_Action item_:
From the entries below, copy every line where the string "needs" appears.

Stored data entries:
@@ -148,6 +154,16 @@
       "cp.async.bulk.tensor.2d.cta_group::2.shared::cluster.global.mbarrier::complete_tx::bytes [%0], [%1, {%3, "
       "%4}], [%2];" ::"r"(smem_u32(smem_dst)),
       "l"(reinterpret_cast<uint64_t>(m)), "r"(bar_addr), "r"(c0), "r"(c1)
+      : "memory");
+}
+
+__device__ __forceinline__ void tma_load_2d_cta2_multicast(void* smem_dst, const CUtensorMap* m, uint64_t* bar, int c0,
+                                                           int c1, uint16_t cta_mask) {
+  uint32_t bar_addr = smem_u32(bar) & 0xFEFFFFFFu;
+  asm volatile(
+      "cp.async.bulk.tensor.2d.shared::cluster.global.tile.mbarrier::complete_tx::bytes.multicast::cluster.cta_group::2 "
+      "[%0], [%1, {%3, %4}], [%2], %5;" ::"r"(smem_u32(smem_dst)),
+      "l"(reinterpret_cast<uint64_t>(m)), "r"(bar_addr), "r"(c0), "r"(c1), "h"(cta_mask)
       : "memory");
 }
 
diff --git a/sonar_b200/csrc/encoder.cu b/sonar_b200/csrc/encoder.cu
--- a/sonar_b200/csrc/encoder.cu
+++ b/sonar_b200/csrc/encoder.cu
@@ -113,6 +113,10 @@
     set_last_error("sb_encoder_create: epi_groups = 1 (the one-warpgroup epilogue kept for A/B runs) needs ln_fold = 0 and paired CTAs");
     return SB_ERR_INVALID;
   }
+  if (cfg->cluster_pairs < 0 || cfg->cluster_pairs > 2 || (cfg->cluster_pairs == 2 && cfg->cta_group == 1)) {
+    set_last_error("sb_encoder_create: cluster_pairs must be 0, 1 or 2, and 2 needs paired CTAs (got %d)", cfg->cluster_pairs);
+    return SB_ERR_INVALID;
+  }
   if (cfg->num_layers < 0 || cfg->pos_rows <= 0 || cfg->vocab_size <= 0) {
     set_last_error("sb_encoder_create: bad num_layers / pos_rows / vocab_size");
     return SB_ERR_INVALID;
@@ -290,6 +294,7 @@
   g.num_sms = e->num_sms;
   g.M = (int)T;
   g.epi_groups = (e->cfg.epi_groups == 1) ? 1 : 2;
+  g.cluster_pairs = e->cfg.cluster_pairs != 0 ? e->cfg.cluster_pairs : (g.cta_group == 2 ? SB_ENCODER_DEFAULT_CLUSTER_PAIRS : 1);
   LnFold consume;
   consume.stats_in = w.ln_stats;
   consume.chunks = D / kLnPartCols;
@@ -396,8 +401,12 @@
 
 int sb_gemm_bf16(const void* A, int64_t lda, const void* W, int64_t ldw, void* C, int64_t ldc, int32_t out_fp32,
                  const float* bias, const void* residual, int64_t ldr, int32_t M, int32_t N, int32_t K, int32_t epi,
-                 int32_t cta_group, void* stream) {
+                 int32_t cta_group, int32_t cluster_pairs, int32_t num_sms, void* stream) {
   if (!A || !W || !C) { set_last_error("sb_gemm_bf16: null pointer"); return SB_ERR_INVALID; }
+  if (cluster_pairs < 0 || cluster_pairs > 2 || num_sms < 0) {
+    set_last_error("sb_gemm_bf16: cluster_pairs must be 0, 1 or 2 and num_sms >= 0 (got %d, %d)", cluster_pairs, num_sms);
+    return SB_ERR_INVALID;
+  }
   GemmArgs g;
   g.A = reinterpret_cast<const __nv_bfloat16*>(A); g.lda = lda;
   g.W = reinterpret_cast<const __nv_bfloat16*>(W); g.ldw = ldw;
@@ -405,11 +414,16 @@
   g.M = M; g.N = N; g.K = K; g.epi = epi;
   g.cta_group = cta_group == 1 ? 1 : 2;
   g.allow_skinny = (cta_group == 0);
+  g.cluster_pairs = cluster_pairs == 2 ? 2 : 1;
   int dev = 0, sms = 0;
   SB_CUDA_CHECK(cudaGetDevice(&dev));
   SB_CUDA_CHECK(cudaDeviceGetAttribute(&sms, cudaDevAttrMultiProcessorCount, dev));
-  g.num_sms = sms;
+  g.num_sms = num_sms > 0 ? num_sms : sms;
   return gemm_bf16(g, reinterpret_cast<cudaStream_t>(stream));
+}
+
+int sb_gemm_max_active_clusters(int32_t cluster_ctas, int32_t* clusters) {
+  return gemm_max_active_clusters(cluster_ctas, clusters);
 }
 
 int sb_fold_layernorm(const void* W, const float* bias, const float* gamma, const float* beta, int32_t N, int32_t K,
diff --git a/sonar_b200/csrc/gemm_tcgen05.cu b/sonar_b200/csrc/gemm_tcgen05.cu
--- a/sonar_b200/csrc/gemm_tcgen05.cu
+++ b/sonar_b200/csrc/gemm_tcgen05.cu
@@ -3,6 +3,8 @@
 #include "sonar_b200_internal.h"
 
 #include <math_constants.h>
+
+#include <algorithm>
 
 namespace sb {
 
@@ -80,7 +82,7 @@
   }
 }
 
-template <int kCtaGroup, int kEpi, typename OutT, int kEpiGroups>
+template <int kCtaGroup, int kEpi, typename OutT, int kEpiGroups, int kPairs>
 __global__ void __launch_bounds__(GemmCfg<kCtaGroup, kEpiGroups>::THREADS, 1)
 gemm_bf16_tcgen05_kernel(const __grid_constant__ CUtensorMap tm_a, const __grid_constant__ CUtensorMap tm_b,
                          const __grid_constant__ CUtensorMap tm_c, const float* __restrict__ bias,
@@ -88,6 +90,7 @@
                          int* __restrict__ cand_idx, float* __restrict__ lse_part, int n_chunks, const LnFold lf,
                          const ColFilter cf, int k_splits, int* __restrict__ splitk_flags) {
   constexpr bool kSweep = (kEpi == EPI_TOPK);
+  static_assert(kPairs == 1 || (kPairs == 2 && kCtaGroup == 2 && !kSweep), "A-sharing is built for paired CTAs only");
   using Cfg = GemmCfg<kCtaGroup, kEpiGroups>;
   extern __shared__ uint8_t smem_raw[];
   uint8_t* smem = reinterpret_cast<uint8_t*>((reinterpret_cast<uintptr_t>(smem_raw) + 1023) & ~uintptr_t(1023));
@@ -102,7 +105,12 @@
 
   const int warp_idx = threadIdx.x >> 5;
   const int lane = threadIdx.x & 31;
-  const uint32_t cta_rank = (kCtaGroup == 2) ? cluster_ctarank() : 0u;
+  const uint32_t cluster_rank = (kCtaGroup == 2) ? cluster_ctarank() : 0u;
+  const uint32_t cta_rank = (kPairs == 2) ? (cluster_rank & 1u) : cluster_rank;
+  const uint32_t pair_in_cluster = (kPairs == 2) ? (cluster_rank >> 1) : 0u;
+  const bool share_a = (kPairs == 2) && cluster_nctarank() == 4;
+  const uint16_t pair_mask = (kPairs == 2) ? uint16_t(0x3u << (2 * pair_in_cluster)) : uint16_t(0x3u);
+  const uint32_t leader_rank = (kPairs == 2) ? (cluster_rank & ~1u) : 0u;
   const bool is_leader = (cta_rank == 0);
 
   if (kCtaGroup == 2) cluster_sync_all();
@@ -115,7 +123,7 @@
   if (warp_idx == 1 && lane == 0) {
     for (int i = 0; i < Cfg::STAGES; ++i) {
       mbar_init(&full_bar[i], 1);
-      mbar_init(&empty_bar[i], 1);
+      mbar_init(&empty_bar[i], share_a ? 2 : 1);
     }
     for (int i = 0; i < 2; ++i) {
       mbar_init(&tmem_full_bar[i], 1);
@@ -154,7 +162,20 @@
           mbar_wait(&empty_bar[stage], phase ^ 1);
           if (is_leader) mbar_arrive_expect_tx(&full_bar[stage], (Cfg::A_BYTES + Cfg::B_BYTES) * kCtaGroup);
           if (kCtaGroup == 2) {
-            tma_load_2d_cta2(smem_a + stage * Cfg::A_BYTES, &tm_a, &full_bar[stage], kb * Cfg::BLOCK_K, m0);
+            if constexpr (kPairs == 2) {
+              uint8_t* a_dst = smem_a + stage * Cfg::A_BYTES;
+              constexpr int HALF = Cfg::BLOCK_M / 2;
+              if (share_a) {
+                tma_load_2d_cta2_multicast(a_dst + pair_in_cluster * (Cfg::A_BYTES / 2), &tm_a, &full_bar[stage],
+                                           kb * Cfg::BLOCK_K, m0 + int(pair_in_cluster) * HALF,
+                                           uint16_t((1u << cta_rank) | (1u << (cta_rank + 2))));
+              } else {
+                tma_load_2d_cta2(a_dst, &tm_a, &full_bar[stage], kb * Cfg::BLOCK_K, m0);
+                tma_load_2d_cta2(a_dst + Cfg::A_BYTES / 2, &tm_a, &full_bar[stage], kb * Cfg::BLOCK_K, m0 + HALF);
+              }
+            } else {
+              tma_load_2d_cta2(smem_a + stage * Cfg::A_BYTES, &tm_a, &full_bar[stage], kb * Cfg::BLOCK_K, m0);
+            }
             tma_load_2d_cta2(smem_b + stage * Cfg::B_BYTES, &tm_b, &full_bar[stage], kb * Cfg::BLOCK_K, n0);
           } else {
             tma_load_2d(smem_a + stage * Cfg::A_BYTES, &tm_a, &full_bar[stage], kb * Cfg::BLOCK_K, m0);
@@ -191,8 +212,8 @@
               const uint64_t b_desc = (uint64_t(desc_hi) << 32) | uint64_t(b_lo + 2 * k);
               umma_bf16<kCtaGroup>(d_tmem, a_desc, b_desc, idesc, ((kb - kb0) | k) != 0 ? 1u : 0u);
             }
-            umma_commit<kCtaGroup>(&empty_bar[stage]);
-            if (kb == kb1 - 1) umma_commit<kCtaGroup>(&tmem_full_bar[acc]);
+            umma_commit<kCtaGroup>(&empty_bar[stage], share_a ? uint16_t(0xF) : pair_mask);
+            if (kb == kb1 - 1) umma_commit<kCtaGroup>(&tmem_full_bar[acc], pair_mask);
           }
           __syncwarp();
           if (++stage == Cfg::STAGES) { stage = 0; phase ^= 1; }
@@ -364,7 +385,7 @@
         tc_fence_before();
         __syncwarp();
         if (lane == 0) {
-          if (kCtaGroup == 2) mbar_arrive_cluster(&tmem_empty_bar[acc], 0);
+          if (kCtaGroup == 2) mbar_arrive_cluster(&tmem_empty_bar[acc], leader_rank);
           else mbar_arrive(&tmem_empty_bar[acc]);
         }
         if (last_in_item && grow < M) {
@@ -505,7 +526,7 @@
           tc_fence_before();
           __syncwarp();
           if (lane == 0) {
-            if (kCtaGroup == 2) mbar_arrive_cluster(&tmem_empty_bar[acc], 0);
+            if (kCtaGroup == 2) mbar_arrive_cluster(&tmem_empty_bar[acc], leader_rank);
             else mbar_arrive(&tmem_empty_bar[acc]);
           }
         }
@@ -589,14 +610,14 @@
   return 0;
 }
 
-template <int kCtaGroup, int kEpi, typename OutT, int kEpiGroups = 2>
+template <int kCtaGroup, int kEpi, typename OutT, int kEpiGroups = 2, int kPairs = 1>
 static int launch_inst(const CUtensorMap& ta, const CUtensorMap& tb, const CUtensorMap& tc, const float* bias,
                        const void* residual, long long ldr, int M, int N, int K, int num_sms, cudaStream_t stream,
                        float* cand_val = nullptr, int* cand_idx = nullptr, float* lse_part = nullptr,
                        int n_chunks = 1, const LnFold& lf = LnFold(), const ColFilter& cf = ColFilter(), int k_splits = 1,
                        int* splitk_flags = nullptr) {
   using Cfg = GemmCfg<kCtaGroup, kEpiGroups>;
-  auto kern = gemm_bf16_tcgen05_kernel<kCtaGroup, kEpi, OutT, kEpiGroups>;
+  auto kern = gemm_bf16_tcgen05_kernel<kCtaGroup, kEpi, OutT, kEpiGroups, kPairs>;
   static bool attr_set[64] = {};
   if (first_use_on_device(attr_set)) {
     SB_CUDA_CHECK(cudaFuncSetAttribute(kern, cudaFuncAttributeMaxDynamicSharedMemorySize, Cfg::SMEM_BYTES));
@@ -608,20 +629,51 @@
   if (clusters > num_tiles * k_splits) clusters = num_tiles * k_splits;
   if (kEpi == EPI_TOPK && clusters > num_m_tiles * n_chunks) clusters = num_m_tiles * n_chunks;
   if (clusters < 1) clusters = 1;
+  if (kPairs == 2 && (clusters % 2 != 0 || ((N + Cfg::BLOCK_N - 1) / Cfg::BLOCK_N) % 2 != 0 || k_splits != 1)) {
+    set_last_error("gemm_bf16: A-sharing needs an even number of CTA pairs and of n-tiles (pairs=%lld N=%d)", clusters, N);
+    return -1;
+  }
   cudaLaunchConfig_t cfg = {};
   cfg.gridDim = dim3((unsigned)(clusters * kCtaGroup), 1, 1);
   cfg.blockDim = dim3(Cfg::THREADS, 1, 1);
   cfg.dynamicSmemBytes = Cfg::SMEM_BYTES;
   cfg.stream = stream;
-  cudaLaunchAttribute attr[1];
+  cudaLaunchAttribute attr[2];
   attr[0].id = cudaLaunchAttributeClusterDimension;
   attr[0].val.clusterDim.x = kCtaGroup;
   attr[0].val.clusterDim.y = 1;
   attr[0].val.clusterDim.z = 1;
+  attr[1].id = cudaLaunchAttributePreferredClusterDimension;
+  attr[1].val.preferredClusterDim.x = 2 * kCtaGroup;
+  attr[1].val.preferredClusterDim.y = 1;
+  attr[1].val.preferredClusterDim.z = 1;
+  cfg.attrs = attr;
+  cfg.numAttrs = kPairs == 2 ? 2 : 1;
+  SB_CUDA_CHECK(cudaLaunchKernelEx(&cfg, kern, ta, tb, tc, bias, reinterpret_cast<const OutT*>(residual), ldr, M, N, K,
+                                   cand_val, cand_idx, lse_part, n_chunks, lf, cf, k_splits, splitk_flags));
+  return 0;
+}
+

_Task response_:
     set_last_error("sb_encoder_create: epi_groups = 1 (the one-warpgroup epilogue kept for A/B runs) needs ln_fold = 0 and paired CTAs");
+    set_last_error("sb_encoder_create: cluster_pairs must be 0, 1 or 2, and 2 needs paired CTAs (got %d)", cfg->cluster_pairs);
+    set_last_error("gemm_bf16: A-sharing needs an even number of CTA pairs and of n-tiles (pairs=%lld N=%d)", clusters, N);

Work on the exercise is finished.